Transcribe, verbatim, every line from the start of the entries through the line that contains "const uint32_t rec0"; include both boundary lines and omit all others.

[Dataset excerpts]
__________

#ifndef PG_PERSIST
#define PG_PERSIST 1
#endif
#ifndef PG_WAVES
#define PG_WAVES 4
#endif
__global__ __launch_bounds__(PG_BLOCK) __attribute__((amdgpu_waves_per_eu(PG_WAVES, PG_WAVES))) void k_pg_write(const PgArgs A)
{
    extern __shared__ __attribute__((aligned(16))) uint8_t win[];
    __shared__ uint16_t s_blob_rec[GCI_PAGE_MAX_BYTES / 48];
    __shared__ uint32_t s_n_blob, s_take, s_sparse;
    __shared__ PgMeta s_meta[PG_META_MAX];
    __shared__ __attribute__((aligned(16))) uint32_t s_core[PG_META_MAX][12];
    __shared__ uint8_t s_map[GCI_PAGE_MAX_BYTES / 16];
    __shared__ __attribute__((aligned(16))) uint8_t s_head[16 + ((2 * ((GCI_PAGE_MAX_BYTES - 16) / 50) + 15) & ~15)];
    const uint32_t t = threadIdx.x, G = gridDim.x;
    const uint32_t P = A.page_bytes;
    const uint32_t win_cap = pg_win_cap(P);
    const uint8_t* end = A.bam + A.n_bytes;
    const PgPage none = {0u, 0u, 0ull, 0ull};

    uint32_t k = blockIdx.x;
    PgPage p_next = pg_page_of(A, k);
    PgPage p_after = k + G < A.n_pages ? pg_page_of(A, k + G) : none;
    PgWin W_next = pg_win_of(win, A.bam, end, p_next.off0, p_next.span_end, win_cap);
    uint4 v[PG_WIN_REGS];
    pg_win_load(W_next, t, v);
    PgMine m_next = pg_mine_of(A, p_next, t);

    for (; k < A.n_pages; k += G) {
        const PgPage pg = p_next;
        const PgMine mine = m_next;
        const PgWin W0 = W_next;
        const uint32_t first = pg.first, cnt = pg.cnt;
        const unsigned long long S0 = mine.S0;
        const uint32_t rec0 = 16u + a16(2u * cnt);
        const uint32_t used = cnt ? rec0 + (uint32_t)(mine.S_end - S0) - 2u * cnt : 16u;
        uint4* const g = reinterpret_cast<uint4*>(A.out + (uint64_t)k * P);
        pg_win_store(win, W0, t, v);
        if (t < sizeof(s_head) / 16) reinterpret_cast<uint4*>(s_head)[t] = make_uint4(0, 0, 0, 0);
        if (t == 0) {
            s_n_blob = 0;
            uint32_t* h = reinterpret_cast<uint32_t*>(s_head);
            h[0] = cnt; h[1] = first; h[2] = used; h[3] = PG_MAGIC;
        }
        p_next = p_after;
        if (k + G < A.n_pages) {
            W_next = pg_win_of(win, A.bam, end, p_next.off0, p_next.span_end, win_cap);
            pg_win_load(W_next, t, v);
            m_next = pg_mine_of(A, p_next, t);
        }
        p_after = (uint64_t)k + 2ull * G < A.n_pages ? pg_page_of(A, k + 2 * G) : none;

        if (cnt == 0) __syncthreads();
        for (uint32_t m0 = 0; m0 < cnt;) {
            const uint32_t mc = cnt - m0 < PG_META_MAX ? cnt - m0 : PG_META_MAX;
            uint64_t off0 = pg.off0, off = mine.off;
            unsigned long long Si = mine.S;
            PgWin W = W0;
            if (m0) {
                off0 = A.rec_off[first + m0];
                W = pg_win_of(win, A.bam, end, off0, pg.span_end, win_cap);
                uint4 w[PG_WIN_REGS];
                pg_win_load(W, t, w);
                if (t < mc) { off = A.rec_off[first + m0 + t]; Si = pg_S(A.sums, first + m0 + t); }
                pg_win_store(win, W, t, w);
            }
            if (t == 0) { s_take = mc; s_sparse = 0u; }
            __syncthreads();
            uint32_t my_blob = 0;
            if (t < mc) {
                const uint32_t j = m0 + t, i = first + j;
                uint32_t core[12];
                PgRec r;
                bool core_in = false;
                if (off + 36 > A.n_bytes) {
#pragma unroll
                    for (int d = 0; d < 9; d++) core[d] = 0u;
                    r.kind = PG_MALFORMED; r.size = 48; r.blob = 0; r.lrn = r.n_cig = r.aux_len = 0; r.aux_off = 0; r.short_core = true;
                    core_in = true;
                } else {
                    const uint8_t* p = A.bam + off;
                    core_in = pg_in_win(W, p, 36);
                    if (core_in) {
#pragma unroll
                        for (int d = 0; d < 9; d++) core[d] = pg_lds32(win + (uint32_t)(p - W.lo) + 4 * d);
                    } else {
                        pg_core_gather(A.bam, A.n_bytes, off, core);
                    }
                    r = pg_classify(core, A.n_bytes, off, A.has_seq != 0);
                }
                const bool copied = r.kind == 0 || r.kind == PG_EXT;
                const uint32_t cig_len = r.kind == 0 ? 4u * r.n_cig : r.n_cig ? 4u : 0u;
                uint32_t in = 0;
                if (copied) {
                    if (pg_in_win(W, A.bam + off + 36, r.lrn)) in |= PG_IN_NAME;
                    if (pg_in_win(W, A.bam + off + 36 + r.lrn, cig_len)) in |= PG_IN_CIGAR;
                    if (pg_in_win(W, A.bam + r.aux_off, r.aux_len)) in |= PG_IN_AUX;
                }
                if (t == 0) { if (!core_in || (copied && in != (PG_IN_NAME | PG_IN_CIGAR | PG_IN_AUX))) s_sparse = 1u; }
                else if (off >= off0 && A.bam + off + 36 > W.hi) atomicMin(&s_take, t);
                const uint32_t at = rec0 + (uint32_t)(Si - S0) - 2u * j;
                const uint64_t blob_at = r.blob ? A.blob_off + pg_B(A.sums, i) : 0ull;
                my_blob = r.blob;
                *reinterpret_cast<uint16_t*>(s_head + 16 + 2 * j) = (uint16_t)(at >> 4);
                core[0] = r.size;
                core[3] = (core[3] & 0xFFFFu) | (r.kind << 16);
                core[6] = r.aux_len; core[7] = (uint32_t)blob_at; core[8] = (uint32_t)(blob_at >> 32);
                if (r.kind == PG_MALFORMED) core[6] = core[7] = core[8] = 0u;
                const uint4 nm = copied ? pg_piece(A.bam, A.n_bytes, W, (in & PG_IN_NAME) != 0, off + 36, r.lrn, 0) : make_uint4(0, 0, 0, 0);
                core[9] = nm.x; core[10] = nm.y; core[11] = nm.z;
#pragma unroll
                for (int d = 0; d < 12; d += 4) *reinterpret_cast<uint4*>(&s_core[t][d]) = make_uint4(core[d], core[d + 1], core[d + 2], core[d + 3]);
                for (uint32_t q = 0; q < r.size / 16u; q++) s_map[(at >> 4) + q] = (uint8_t)t;
                PgMeta mt;
                mt.off = off; mt.aux_off = r.aux_off; mt.lrn = (uint8_t)r.lrn; mt.n_cig = (uint16_t)r.n_cig;
                mt.aux_len = (uint16_t)(r.aux_len <= PG_MAX_REC ? r.aux_len : 0u);
                mt.at = (uint16_t)at; mt.kind = (uint8_t)(r.kind | in);
                s_meta[t] = mt;
            }
            __syncthreads();
            const uint32_t take = __builtin_amdgcn_readfirstlane(s_sparse ? mc : s_take);
            if (t < take && my_blob) s_blob_rec[atomicAdd(&s_n_blob, 1u)] = (uint16_t)(m0 + t);
            const uint32_t piece_lo = s_meta[0].at >> 4;
            const uint32_t piece_hi = m0 + take == cnt ? used >> 4 : take < mc ? s_meta[take].at >> 4
                                                                               : (rec0 + (uint32_t)(pg_S(A.sums, first + m0 + take) - S0) - 2u * (m0 + take)) >> 4;
            for (uint32_t piece = piece_lo + t; piece < piece_hi; piece += PG_BLOCK) {
                const uint32_t jj = s_map[piece];
                const PgMeta mt = s_meta[jj];
                const uint32_t q = 16u * piece - mt.at, kind = mt.kind & 0xFu;
                uint4 o;
                if (q < 48u) o = *reinterpret_cast<const uint4*>(&s_core[jj][q / 4u]);
                else {
                    const uint32_t c = a16(36u + mt.lrn), c2 = c + (kind == 0 ? a16(4u * mt.n_cig) : 16u);
                    if (q < c) o = pg_piece(A.bam, A.n_bytes, W, (mt.kind & PG_IN_NAME) != 0, mt.off + 36, mt.lrn, q - 36u);
                    else if (q < c2) o = pg_piece(A.bam, A.n_bytes, W, (mt.kind & PG_IN_CIGAR) != 0, mt.off + 36 + mt.lrn,
                                                  kind == 0 ? 4u * mt.n_cig : mt.n_cig ? 4u : 0u, q - c);
                    else o = pg_piece(A.bam, A.n_bytes, W, (mt.kind & PG_IN_AUX) != 0, mt.aux_off, mt.aux_len, q - c2);
                }
                g[piece] = o;
            }
            __syncthreads();
            m0 += take;
        }
        for (uint32_t piece = t; piece < rec0 / 16u; piece += PG_BLOCK) g[piece] = reinterpret_cast<const uint4*>(s_head)[piece];
        for (uint32_t piece = (used >> 4) + t; piece < P / 16u; piece += PG_BLOCK) g[piece] = make_uint4(0, 0, 0, 0);
        const uint32_t n_blob = s_n_blob;
        for (uint32_t b = 0; b < n_blob; b++) {
            const uint32_t i = first + s_blob_rec[b];
            const uint64_t off = A.rec_off[i];
            const PgRec r = pg_measure(A.bam, A.n_bytes, off, A.has_seq != 0);
            if (!r.blob) continue;
            uint32_t* o = reinterpret_cast<uint32_t*>(A.out + A.blob_off + pg_B(A.sums, i));
            if (r.kind == PG_EXT) {
                for (uint32_t d = t; d < r.blob / 4; d += PG_BLOCK)
                    o[d] = d < r.n_cig ? pg_src_dword(A.bam, A.n_bytes, off + 36 + r.lrn, 4 * r.n_cig, d) : 0u;
            } else {
                const uint32_t head = 36 + r.lrn + 4 * r.n_cig, total = head + r.aux_len;
                for (uint32_t d = t; d < r.blob / 4; d += PG_BLOCK) {
                    uint32_t w = 0;
                    const uint32_t b0 = 4 * d;
                    if (b0 + 4 <= head) w = pg_src_dword(A.bam, A.n_bytes, off, head, d);
                    else if (b0 >= head) { if (b0 < total) w = pg_src_dword(A.bam, A.n_bytes, r.aux_off + (b0 - head), total - b0, 0); }
                    else {
                        for (uint32_t x0 = 0; x0 < 4 && b0 + x0 < total; x0++) {
                            const uint32_t x = b0 + x0;
                            w |= (uint32_t)(x < head ? A.bam[off + x] : A.bam[r.aux_off + (x - head)]) << (8 * x0);
                        }
                    }
                    if (d == 0) w = total - 4;
                    o[d] = w;
                }
            }
        }
        __syncthreads();
    }
}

__________

_TASK RESULT_
#ifndef PG_PERSIST
#define PG_PERSIST 1
#endif
#ifndef PG_WAVES
#define PG_WAVES 4
#endif
__global__ __launch_bounds__(PG_BLOCK) __attribute__((amdgpu_waves_per_eu(PG_WAVES, PG_WAVES))) void k_pg_write(const PgArgs A)
{
    extern __shared__ __attribute__((aligned(16))) uint8_t win[];
    __shared__ uint16_t s_blob_rec[GCI_PAGE_MAX_BYTES / 48];
    __shared__ uint32_t s_n_blob, s_take, s_sparse;
    __shared__ PgMeta s_meta[PG_META_MAX];
    __shared__ __attribute__((aligned(16))) uint32_t s_core[PG_META_MAX][12];
    __shared__ uint8_t s_map[GCI_PAGE_MAX_BYTES / 16];
    __shared__ __attribute__((aligned(16))) uint8_t s_head[16 + ((2 * ((GCI_PAGE_MAX_BYTES - 16) / 50) + 15) & ~15)];
    const uint32_t t = threadIdx.x, G = gridDim.x;
    const uint32_t P = A.page_bytes;
    const uint32_t win_cap = pg_win_cap(P);
    const uint8_t* end = A.bam + A.n_bytes;
    const PgPage none = {0u, 0u, 0ull, 0ull};

    uint32_t k = blockIdx.x;
    PgPage p_next = pg_page_of(A, k);
    PgPage p_after = k + G < A.n_pages ? pg_page_of(A, k + G) : none;
    PgWin W_next = pg_win_of(win, A.bam, end, p_next.off0, p_next.span_end, win_cap);
    uint4 v[PG_WIN_REGS];
    pg_win_load(W_next, t, v);
    PgMine m_next = pg_mine_of(A, p_next, t);

    for (; k < A.n_pages; k += G) {
        const PgPage pg = p_next;
        const PgMine mine = m_next;
        const PgWin W0 = W_next;
        const uint32_t first = pg.first, cnt = pg.cnt;
        const unsigned long long S0 = mine.S0;
        const uint32_t rec0 = 16u + a16(2u * cnt);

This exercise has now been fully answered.